- **PROBLEM DETAILS**
Find how many lines below hold "hidden", and give that number as the entire answer.

(Dataset entries)

—————

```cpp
static int image_mismatch(ze_engine* e, int tokens, int features) {
    return ze_fail(e, ZE_ERR_MISMATCH, "Image features and image tokens do not match, tokens: " + std::to_string(tokens) +
                                           ", features: " + std::to_string(features));
}

static int prefill_impl(ze_engine* e, int seq, const int32_t* input_ids, int len, const void* image_embeds,
                        int n_image_rows, const int32_t* position_ids, int rope_delta, float* out_logits,
                        float* out_logps, void* stream) {
    ZE_TRY(check_seq(e, seq));
    if (!input_ids || !position_ids || len <= 0) return ze_fail(e, ZE_ERR_INVALID, "bad prefill arguments");
    const ze_config& c = e->cfg;
    const int past = e->ctx_host[seq];
    if (past + len > c.max_ctx) return ze_fail(e, ZE_ERR_NOMEM, "sequence exceeds max_ctx");
    hipStream_t s = (hipStream_t)stream;
    hipSetDevice(e->device);
    const int H = c.hidden;

    ZE_TRY(stage_acquire(e, e->t_staged));
    int* src = e->t_host_ints;
    int* pos = src + len;
    int* tiles = pos + 3 * len;
    int img = 0;
    ZE_TRY(stage_chain(e, input_ids, position_ids, len, 0, len, src, pos, img));
    if (img != n_image_rows || (img > 0 && !image_embeds)) return image_mismatch(e, img, n_image_rows);
    note_split(e, seq, input_ids, len, past);
    const int nt = stage_tiles(tiles, 0, 0, len, past);
    ZE_HIP(hipMemcpyAsync(e->tsrc, src, (size_t)len * sizeof(int), hipMemcpyHostToDevice, s));
    ZE_HIP(hipMemcpyAsync(e->tpos, pos, (size_t)3 * len * sizeof(int), hipMemcpyHostToDevice, s));
    ZE_HIP(hipMemcpyAsync(e->ttiles, tiles, (size_t)nt * 16, hipMemcpyHostToDevice, s));
    ZE_TRY(stage_release(e, e->t_staged, s));

    const int th = ze_timer_begin(e, 2, s);
    ze_launch_embed_rows(e->tsrc, e->embed, (const bf16_t*)image_embeds, e->th, len, H, s);
    prefill_layers(e, len, prefill_kv{seq, past, nullptr, nullptr, 0, nt, len}, s);
    {
        const bf16_t* xr = e->th + (size_t)(len - 1) * H;
        float* lo = e->dlogits + (size_t)seq * c.vocab;
        prefill_logits(e, &xr, &lo, 1, s);
    }
    if (out_logps && len > 1) {
        const int ldl = (c.vocab + 7) & ~7;
        int chunk = (int)std::min<size_t>((size_t)e->prefill_rows * e->text_ipad / ldl, (size_t)len - 1);
        if (chunk >= 128) chunk &= ~127;
        if (chunk < 1) return ze_fail(e, ZE_ERR_NOMEM, "prefill workspace too small for one row of logits");
        ZE_HIP(hipMemcpyAsync(e->trow_aux, input_ids + 1, (size_t)(len - 1) * sizeof(int), hipMemcpyHostToDevice, s));
        ze_launch_rmsnorm(e->th, H, e->final_norm, e->ty, H, len - 1, H, c.rms_eps, s);
        for (int r0 = 0; r0 < len - 1; r0 += chunk) {
            const int m = std::min(chunk, len - 1 - r0);
            ze_launch_gemm(ZE_EPI_NONE, e->ty + (size_t)r0 * H, H, e->lm_head, H, nullptr, nullptr, 0, e->ta, ldl,
                           nullptr, m, c.vocab, H, s);
            ze_launch_token_logprob(e->ta, ldl, c.vocab, e->trow_aux + r0, out_logps + r0, m, s);
        }
    }
    ze_timer_end(e, th, s);
    ZE_KCHECK();
    if (out_logits)
        ZE_HIP(hipMemcpyAsync(out_logits, e->dlogits + (size_t)seq * c.vocab, (size_t)c.vocab * sizeof(float),
                              hipMemcpyDeviceToDevice, s));
    e->ctx_host[seq] = past + len;
    e->delta_host[seq] = rope_delta;
    return push_state(e, seq, s, input_ids[len - 1], 0, 0);
}

extern "C" int ze_prefill(ze_engine* e, int seq, const int32_t* input_ids, int len, const void* image_embeds,
                          int n_image_rows, const int32_t* position_ids, int rope_delta, float* out_logits,
                          void* stream) {
    return prefill_impl(e, seq, input_ids, len, image_embeds, n_image_rows, position_ids, rope_delta, out_logits,
                        nullptr, stream);
}

extern "C" int ze_score(ze_engine* e, int seq, const int32_t* input_ids, int len, const void* image_embeds,
                        int n_image_rows, const int32_t* position_ids, int rope_delta, float* out_logps,
                        void* stream) {
    if (!out_logps) return ze_fail(e, ZE_ERR_INVALID, "ze_score needs an output buffer");
    return prefill_impl(e, seq, input_ids, len, image_embeds, n_image_rows, position_ids, rope_delta, nullptr,
                        out_logps, stream);
}

extern "C" int ze_prefill_batch(ze_engine* e, const int32_t* seqs, int n, const int32_t* lens, const int32_t* input_ids,
                                const void* image_embeds, const int32_t* n_image_rows, const int32_t* position_ids,
                                const int32_t* rope_deltas, void* stream) {
    if (!e || !seqs || !lens || !input_ids || !position_ids || !rope_deltas || n <= 0)
        return ze_fail(e, ZE_ERR_INVALID, "bad prefill arguments");
    const ze_config& c = e->cfg;
    hipStream_t s = (hipStream_t)stream;
    hipSetDevice(e->device);
    const int H = c.hidden;
    int total = 0;
    for (int i = 0; i < n; ++i) {
        ZE_TRY(check_seq(e, seqs[i]));
        for (int k2 = 0; k2 < i; ++k2)
            if (seqs[k2] == seqs[i]) return ze_fail(e, ZE_ERR_INVALID, "a chain appears twice in the batch");
        if (lens[i] <= 0) return ze_fail(e, ZE_ERR_INVALID, "bad prefill arguments");
        if (e->ctx_host[seqs[i]] + lens[i] > c.max_ctx) return ze_fail(e, ZE_ERR_NOMEM, "sequence exceeds max_ctx");
        total += lens[i];
    }
    if (total > e->prefill_rows) return ze_fail(e, ZE_ERR_NOMEM, "batched prefill exceeds max_prefill_rows");

    ZE_TRY(stage_acquire(e, e->t_staged));
    int* src = e->t_host_ints;
    int* pos = src + total;
    int* row_aux = pos + 3 * total;
    int* tiles = row_aux + 2 * total;
    int img = 0, nt = 0, row0 = 0;
    std::vector<int> tile_aux;
    for (int i = 0; i < n; ++i) {
        const int seq = seqs[i], len = lens[i], past = e->ctx_host[seq], img0 = img;
        ZE_TRY(stage_chain(e, input_ids, position_ids, len, row0, total, src, pos, img));
        for (int t = 0; t < len; ++t) {
            row_aux[2 * (row0 + t)] = seq;
            row_aux[2 * (row0 + t) + 1] = past + t;
        }
        note_split(e, seq, input_ids + row0, len, past);
        const int want = n_image_rows ? n_image_rows[i] : 0;
        if (img - img0 != want || (img > img0 && !image_embeds)) return image_mismatch(e, img - img0, want);
        const int nt0 = nt;
        nt = stage_tiles(tiles, nt, row0, len, past);
        for (int t = nt0; t < nt; ++t) {
            tile_aux.push_back(seq);
            tile_aux.push_back(past - row0);
        }
        row0 += len;
    }
    int* taux = tiles + 4 * nt;
    memcpy(taux, tile_aux.data(), tile_aux.size() * sizeof(int));
    ZE_HIP(hipMemcpyAsync(e->tsrc, src, (size_t)total * sizeof(int), hipMemcpyHostToDevice, s));
    ZE_HIP(hipMemcpyAsync(e->tpos, pos, (size_t)3 * total * sizeof(int), hipMemcpyHostToDevice, s));
    ZE_HIP(hipMemcpyAsync(e->trow_aux, row_aux, (size_t)2 * total * sizeof(int), hipMemcpyHostToDevice, s));
    ZE_HIP(hipMemcpyAsync(e->ttiles, tiles, (size_t)nt * 16, hipMemcpyHostToDevice, s));
    ZE_HIP(hipMemcpyAsync(e->ttile_aux, taux, (size_t)nt * 2 * sizeof(int), hipMemcpyHostToDevice, s));
    ZE_TRY(stage_release(e, e->t_staged, s));

    const int th = ze_timer_begin(e, 2, s);
    ze_launch_embed_rows(e->tsrc, e->embed, (const bf16_t*)image_embeds, e->th, total, H, s);
    prefill_layers(e, total, prefill_kv{0, 0, e->trow_aux, e->ttile_aux, (size_t)c.kv_heads * c.max_ctx * e->head_dim, nt, total}, s);
    {
        std::vector<const bf16_t*> xr(n);
        std::vector<float*> lo(n);
        row0 = 0;
        for (int i = 0; i < n; ++i) {
            xr[i] = e->th + (size_t)(row0 + lens[i] - 1) * H;
            lo[i] = e->dlogits + (size_t)seqs[i] * c.vocab;
            row0 += lens[i];
        }
        prefill_logits(e, xr.data(), lo.data(), n, s);
    }
    ze_timer_end(e, th, s);
    ZE_KCHECK();
    row0 = 0;
    for (int i = 0; i < n; ++i) {
        e->ctx_host[seqs[i]] += lens[i];
        e->delta_host[seqs[i]] = rope_deltas[i];
        ZE_TRY(push_state(e, seqs[i], s, input_ids[row0 + lens[i] - 1], 0, 0));
        row0 += lens[i];
    }
    return ZE_OK;
}

static int ze_enqueue_decode_step(ze_engine* e, int seq, float penalty, int ignore_eos, bool sample, const ze_sample_opts& so,
                                  hipStream_t s) {
    const ze_config& c = e->cfg;
    const int H = c.hidden, hd = e->head_dim, nq = c.heads * hd, nqkv = nq + 2 * c.kv_heads * hd;
    const ze_seq_dev* st = e->st_dev + seq;
    const float scale = 1.0f / sqrtf((float)hd);
    for (int li = 0; li < c.layers; ++li) {
        const ze_text_layer& L = e->tl[li];
        ze_gemv_args a = gemv_args_of(e, L.qkv, nqkv, H, e->dh);
        a.norm_w = L.in_norm;
        a.eps = c.rms_eps;
        a.bias = L.qkv.bias;
        a.out_bf16 = e->dq;
        a.st = st;
        a.cosT = e->cosT;
        a.sinT = e->sinT;
        a.kcache = e->kc(li, seq);
        a.vcache = e->vc(li, seq);
        a.heads = c.heads;
        a.kv_heads = c.kv_heads;
        a.max_ctx = c.max_ctx;
        a.act8 = e->fp8_act ? 1 : 0;
        if (li == 0) {
            a.embed = e->embed;
            a.embed_out = e->dh;
        }
        ze_launch_gemv(ZE_GV_QKV_ROPE, a, s);
        ze_launch_attn_decode(e->dq, 0, e->kc(li, seq), e->vc(li, seq), 0, e->dattn, 0, st, nullptr, 1, c.heads,
                              c.kv_heads, hd, c.max_ctx, scale, e->dpartial, e->max_splits, e->atickets, s);
        ze_gemv_args o = gemv_args_of(e, L.o, H, nq, e->dattn);
        o.out_bf16 = e->dh;
        ze_launch_gemv(ZE_GV_RESIDUAL, o, s);
        ze_gemv_args g = gemv_args_of(e, L.gate_up, 2 * e->text_ipad, H, e->dh);
        g.norm_w = L.post_norm;
        g.eps = c.rms_eps;
        g.out_bf16 = e->dact;
// ... 1384 lines not shown
```

### zoomearth_amd/csrc/ze_kernels.h

```cpp
#pragma once
#include "ze_common.h"

enum { ZE_EPI_NONE = 0, ZE_EPI_GELU = 1, ZE_EPI_RESIDUAL = 2, ZE_EPI_SWIGLU = 3, ZE_EPI_F32 = 4, ZE_EPI_QKV_ROPE = 5 };
enum { ZE_GV_QKV_ROPE = 0, ZE_GV_RESIDUAL = 1, ZE_GV_SWIGLU = 2, ZE_GV_LOGITS = 3, ZE_GV_PLAIN = 4 };

#if defined(__HIPCC__)
__device__ __forceinline__ int ze_kv_swz(int row) {
#ifdef ZE_KV_SWZ_OLD
    return ((row & 3) << 2) | ((row >> 2) & 3);
#else
    const int hi = (row >> 3) & 1;
    return ((((row & 7) ^ (hi << 2)) << 1) | hi);
#endif
}
#endif

#if defined(__HIPCC__)
__device__ __forceinline__ void rope8(const uint4& a, const uint4& b, const uint4& c4, const uint4& s4, uint4& o1, uint4& o2) {
    const uint32_t* pa = reinterpret_cast<const uint32_t*>(&a);
    const uint32_t* pb = reinterpret_cast<const uint32_t*>(&b);
    const uint32_t* pc = reinterpret_cast<const uint32_t*>(&c4);
    const uint32_t* ps = reinterpret_cast<const uint32_t*>(&s4);
    uint32_t r1[4], r2[4];
#pragma unroll
// ... 30 lines not shown
    int32_t stream;
    int32_t split;
};

void ze_launch_resize_h(const uint8_t* src, int src_h, int src_w, int bx0, int by0, int box_h, uint8_t* dst,
                        int out_w, const int* xmin, const int* xcnt, const int* kk, int ksize, int max_span,
                        hipStream_t s, int inside = 0);
void ze_launch_resize_v(const uint8_t* src, int src_h, int src_w, int bx0, int by0, int row_bytes, uint8_t* dst,
                        int out_h, const int* ymin, const int* ycnt, const int* kk, int ksize, int boxed,
                        hipStream_t s);
void ze_launch_crop(const uint8_t* src, int src_h, int src_w, int bx0, int by0, uint8_t* dst, int out_h, int out_w,
                    hipStream_t s);
void ze_launch_patchify(const uint8_t* img, int h, int w, const float* lut, float* out, int P, int M, int T, int C,
                        hipStream_t s);

void ze_launch_pack_rows(const void* src, int dtype, int row0, int nrows, int cols, bf16_t* dst, int ld, int mode,
                         int offset, hipStream_t s);
void ze_launch_fill_rows(uint64_t seed, float c_scale, float base, int rows, int cols, bf16_t* dst, int ld, int mode,
                         int offset, hipStream_t s);
struct ze_gemm_ws {
    float* slab = nullptr;
    size_t slab_floats = 0;
    unsigned* tickets = nullptr;
    int ticket_cap = 0;
};
void ze_launch_rmsnorm(const bf16_t* x, int ldx, const bf16_t* w, bf16_t* y, int ldy, int rows, int cols, float eps,
                       hipStream_t s, int frag = 0, int act8 = 0, uint8_t* y8 = nullptr, float* yscale = nullptr);
void ze_launch_pack_fragments(const bf16_t* W, int ldw, int n, int k, bf16_t* Wf, hipStream_t s, int rope_dim = 0);
void ze_launch_gemm_oneshot(int epi, const bf16_t* Xf, const bf16_t* Wf, const bf16_t* bias, const bf16_t* R, int ldr,
                            bf16_t* C, int ldc, int M, int N, int K, hipStream_t s, const float* wscale = nullptr,
                            const float* ascale = nullptr);
void ze_launch_qkv_rope_oneshot(const bf16_t* Xf, const bf16_t* Wf_perm, const bf16_t* bias, bf16_t* q_out, int ldq, int M,
                                int K, int heads, int kv_heads, const bf16_t* cosT, const bf16_t* sinT,
                                const ze_seq_dev* st, const int* seq_ids, bf16_t* kcache, bf16_t* vcache,
                                size_t cache_seq_stride, int max_ctx, hipStream_t s, const float* wscale = nullptr,
                                const float* ascale = nullptr);
bool ze_launch_gemm_mx(int epi, const uint8_t* A, int lda, const float* sa, const uint8_t* W, int ldw, const float* sw,
                       const bf16_t* bias, bf16_t* C, int ldc, int M, int N, int K, hipStream_t s);
void ze_launch_gemm_frag(int epi, const bf16_t* Xf, const bf16_t* Wf, const bf16_t* bias, const bf16_t* R, int ldr,
                         bf16_t* C, int ldc, int M, int N, int K, hipStream_t s, const float* wscale = nullptr,
                         const float* ascale = nullptr);
void ze_launch_pack_fragments8(const uint8_t* W8, int ld8, int n, int k, uint8_t* Wf8, hipStream_t s, int rope_dim = 0);
void ze_launch_gather_cast_rows(const float* src, int k, const int* perm, bf16_t* dst, int kp, int rows,
                                hipStream_t s);
void ze_launch_vision_rope(bf16_t* qkv, const float* cosT, const float* sinT, int n, int heads, int D, hipStream_t s);
void ze_launch_mrope_kv(bf16_t* qkv, int T, int heads, int kv_heads, int D, const bf16_t* cosT, const bf16_t* sinT,
                        const int* pos3, const int* axis_of, bf16_t* kcache, bf16_t* vcache, int max_ctx, int past, const int* row_aux, size_t cache_seq_stride,
                        hipStream_t s, int q_skip = 0);
extern int ze_mrope_vec_ok;
void ze_launch_embed_rows(const int* src, const bf16_t* embed, const bf16_t* image_embeds, bf16_t* out, int T,
                          int hidden, hipStream_t s);
void ze_launch_scatter_rows(const bf16_t* src, int lds_, const int* dst_idx, bf16_t* dst, int ldd, int rows, int cols,
                            hipStream_t s);

struct ze_qkv_epi {
    const ze_seq_dev* st;
    const int* seq_ids;
    const bf16_t* cosT;
    const bf16_t* sinT;
    bf16_t* kcache;
    bf16_t* vcache;
    size_t cache_seq_stride;
    int max_ctx, heads, kv_heads, pad_;
};
void ze_launch_permute_qkv(const bf16_t* W, int ldw, const bf16_t* bias, int n_heads_total, int K, bf16_t* Wp, bf16_t* bias_p, hipStream_t s);
void ze_launch_gemm_qkv_rope(const bf16_t* A, int lda, const bf16_t* Wp, int ldw, const bf16_t* bias_p, const ze_qkv_epi* dev_args,
                             bf16_t* C, int ldc, int M, int N, int K, hipStream_t s);

void ze_launch_gemm(int epi, const bf16_t* A, int lda, const bf16_t* W, int ldw, const bf16_t* bias, const bf16_t* R,
                    int ldr, bf16_t* C, int ldc, const int* c_rows, int M, int N, int K, hipStream_t s, const ze_gemm_ws& ws = ze_gemm_ws());

void ze_launch_gemm_stream(int epi, const bf16_t* A, int lda, const bf16_t* W, int ldw, const bf16_t* bias,
                           const bf16_t* R, int ldr, bf16_t* C, int ldc, int M, int N, int K, const ze_gemm_ws& ws,
                           hipStream_t s);
void ze_launch_gemm_wide(int epi, const bf16_t* A, int lda, const bf16_t* W, int ldw, const bf16_t* bias, const bf16_t* R,
                         int ldr, bf16_t* C, int ldc, int M, int N, int K, const ze_gemm_ws& ws, hipStream_t s);

void ze_launch_gemm_p8(int epi, const bf16_t* A, int lda, const bf16_t* W, int ldw, const bf16_t* bias, const bf16_t* R, int ldr,
                       bf16_t* C, int ldc, const int* c_rows, int M, int N, int K, hipStream_t s, const ze_gemm_ws& ws = ze_gemm_ws());

struct ze_gemv_args {
    const bf16_t* W;
    int ldw, N, K;
    const bf16_t* x;
    const bf16_t* norm_w;
    float eps;
    const bf16_t* bias;
    bf16_t* out_bf16;
    float* out_f32;
    const ze_seq_dev* st;
    const bf16_t* cosT;
    const bf16_t* sinT;
    bf16_t* kcache;
    bf16_t* vcache;
    int heads, kv_heads, D, max_ctx;
    const bf16_t* embed;
    bf16_t* embed_out;
    const uint8_t* W8;
    const float* scale8;
    int ldw8;
    int act8;
    const uint8_t* seen;
    float penalty;
    float* amax_ws;
};
bool ze_launch_gemv(int epi, const ze_gemv_args& a, hipStream_t s);
// ... 150 lines not shown
```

—————

- **ANSWER AREA**
4